KEDA (Kubernetes Event-Driven Autoscaling) — a CNCF project that extends Kubernetes HPA to support scaling based on external event sources: queues, databases, Prometheus metrics, cron schedules, and more.

“KEDA lets us scale our worker pods based on the number of pending jobs in our RabbitMQ queue, not just CPU — it’s much more responsive to real workload.”

Scaling policy — a set of rules that govern how quickly and by how much an autoscaler can add or remove pods. Policies control the rate of scale-up and scale-down separately.

“We have an aggressive scale-up policy — up to 100% more pods per 30 seconds — but a conservative scale-down policy to avoid thrashing during traffic spikes.”

Cooldown period — a waiting period after a scaling event during which the autoscaler does not trigger another scale-down. This prevents rapid, disruptive cycling of pods.

“The default cooldown period is 5 minutes for scale-down. We extended it to 10 minutes because our traffic has a spiky pattern and we were losing pods too quickly.”

Stabilization window — a time window during which the autoscaler collects metric readings before making a scaling decision. Using the minimum (for scale-up) or maximum (for scale-down) value in that window prevents reacting to brief spikes.

“We set a 2-minute stabilization window for scale-down decisions, so a single burst of low traffic doesn’t immediately shrink our pod count.”

Metrics server — a cluster-level metrics aggregation component that collects resource usage data (CPU and memory) from kubelets and exposes it to the HPA. Required for resource-based autoscaling.

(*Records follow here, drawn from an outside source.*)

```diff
@@ -279,23 +285,28 @@
                     i = __shfl_sync(FULLM, c, run); j -= run;
                 }
             }
-            if (cl >= 0 && jl >= 0 && jl <= ril.end) prefetch_l2(d.planes + rol + plane_index(ril.beg, ril.end, 0, jl < ril.beg ? ril.beg : jl));
+            if (cl >= 0 && jl >= 0 && jl <= lend) prefetch_l2(d.planes + rol + plane_index(lbeg, lend, 0, jl < lbeg ? lbeg : jl));
         }
 #ifdef BT_PROFILE
         long long pf_b = clock64(); if (cur_op == OP_ALL) { pf_run_t += pf_b - pf_a; ++pf_iters; if (run) { ++pf_runs; pf_cells += run; } }
 #endif
         if (run == 0 && !fail) {
-            const int id = g.index_to_node[i], jq = j - 1;
+            const BtRow ri = bt_row(w, g, rt, d, i);
+            const int jq = j - 1;
             int len = 1;
-            const int op = warp_backtrack_step(rt, d, P, smat8, q, i, j, cur_op, len);
-            if (op < 0) fail = JOB_ERR_BACKTRACK; else push(op, len, id, jq);
+            const int op = warp_backtrack_step(w, g, rt, d, P, smat8, q, ri, i, j, cur_op, len);
+            if (op < 0) fail = JOB_ERR_BACKTRACK; else push(op, len, ri.node, jq);
 #ifdef BT_PROFILE
             pf_step_t += clock64() - pf_b; ++pf_steps; if (op == CINS) ++pf_ins;
 #endif
         }
     }
+    bt_land(w);
 #ifdef BT_PROFILE
-    if (lane == 0 && blockIdx.x == 0) printf("bt L=%d total=%lld run_t=%lld step_t=%lld iters=%d runs=%d cells=%d steps=%d ins=%d\n", L, clock64() - pf_t0, pf_run_t, pf_step_t, pf_iters, pf_runs, pf_cells, pf_steps, pf_ins);
+    const int pf_fb = __reduce_add_sync(FULLM, w.fallbacks);
+    if (lane == 0 && blockIdx.x == 0)
+        printf("bt L=%d total=%lld run_t=%lld step_t=%lld iters=%d runs=%d cells=%d steps=%d ins=%d window=%d refills=%d fallbacks=%d\n", L,
+               clock64() - pf_t0, pf_run_t, pf_step_t, pf_iters, pf_runs, pf_cells, pf_steps, pf_ins, w.cap, w.refills, pf_fb);
 #endif
     if (!fail && j > 0) push(CINS, j, -1, j - 1);
     if (fail) { if (lane == 0) g.err = fail; return; }
diff --git a/cactus_b200/csrc/poa_kernel.cu b/cactus_b200/csrc/poa_kernel.cu
--- a/cactus_b200/csrc/poa_kernel.cu
+++ b/cactus_b200/csrc/poa_kernel.cu
@@ -392,7 +392,7 @@
                 __syncthreads();
                 PHASE_TICK(PH_DP);
                 if (A.serial_phases) { if (tid == 0 && !S.g.err) { dp_best_cell(S.g, S.rt, S.d, A.P, L); dp_backtrack(S.g, S.rt, S.d, A.P, q, L); } }
-                else if (tid < 32 && !S.g.err) warp_backtrack(S.g, S.rt, S.d, A.P, S.smat, q, L);
+                else if (tid < 32 && !S.g.err) warp_backtrack(S.g, S.rt, S.d, A.P, S.smat, q, L, dyn_smem, A.scratch_bytes);
                 PHASE_TICK(PH_BACKTRACK);
                 __syncthreads();
                 if (A.serial_phases) { if (tid == 0 && !S.g.err) graph_fuse_alignment(S.g, q, S.d.cigar, S.d.n_cigar, read); }
```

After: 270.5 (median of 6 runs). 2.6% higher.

“After upgrading the cluster, the metrics server wasn’t reinstalled — HPA went into an ‘unknown’ state because it couldn’t retrieve CPU metrics.”

Custom metrics — non-default metrics (not CPU or memory) used to drive autoscaling decisions. Accessed via the custom metrics API, often backed by Prometheus Adapter or KEDA scalers.

“We wrote a custom metrics adapter that exposes our request queue depth as a Kubernetes metric, which HPA then uses as its scaling target.”

Real IT Context Phrases

These phrases appear in capacity planning documents, incident reports, and Kubernetes-related pull request reviews:

  • “The HPA is flapping — it scaled up and down four times in 20 minutes.” — incident observation, refers to unstable scaling behavior
  • “We need to tune the stabilization window to prevent this kind of thrashing.” — recommended fix during a postmortem
  • “Let’s set a scale-to-zero floor only for the non-critical workers, not the API pods.” — capacity planning decision in a design review
  • “The scaler isn’t reacting because the metrics server hasn’t collected enough samples yet.” — troubleshooting explanation during an incident call
  • “Our VPA recommendations show the memory limit is 4x higher than actual usage — we’re over-provisioning significantly.” — cost optimization finding in a quarterly review

Key Collocations

CollocationExample
trigger autoscaling”High queue depth triggers autoscaling on the consumer deployment.”
tune the HPA”Let’s tune the HPA stabilization window before the next load test.”
provision pods”KEDA provisions pods proactively before the morning traffic peak.”
scale down aggressively”Scaling down too aggressively causes connection-reset errors for in-flight requests.”
set resource requests”VPA recommendations help us set resource requests more accurately.”
hit the replica limit”We hit the replica limit at 50 pods — we need to raise the max or optimize the service.”
drain a node”Before scaling down the node pool, the cluster drains each node to reschedule pods gracefully.”

Practice

Find your team’s most frequently scaled Kubernetes workload. Write a short capacity planning note in English (one paragraph, 6–8 sentences) that covers: what metric drives scaling, what the current HPA or KEDA configuration targets, what the observed failure mode is during traffic spikes, and what one configuration change you would propose. Use at least five terms from this post. This directly mirrors the format of a capacity planning section in a quarterly infrastructure review document.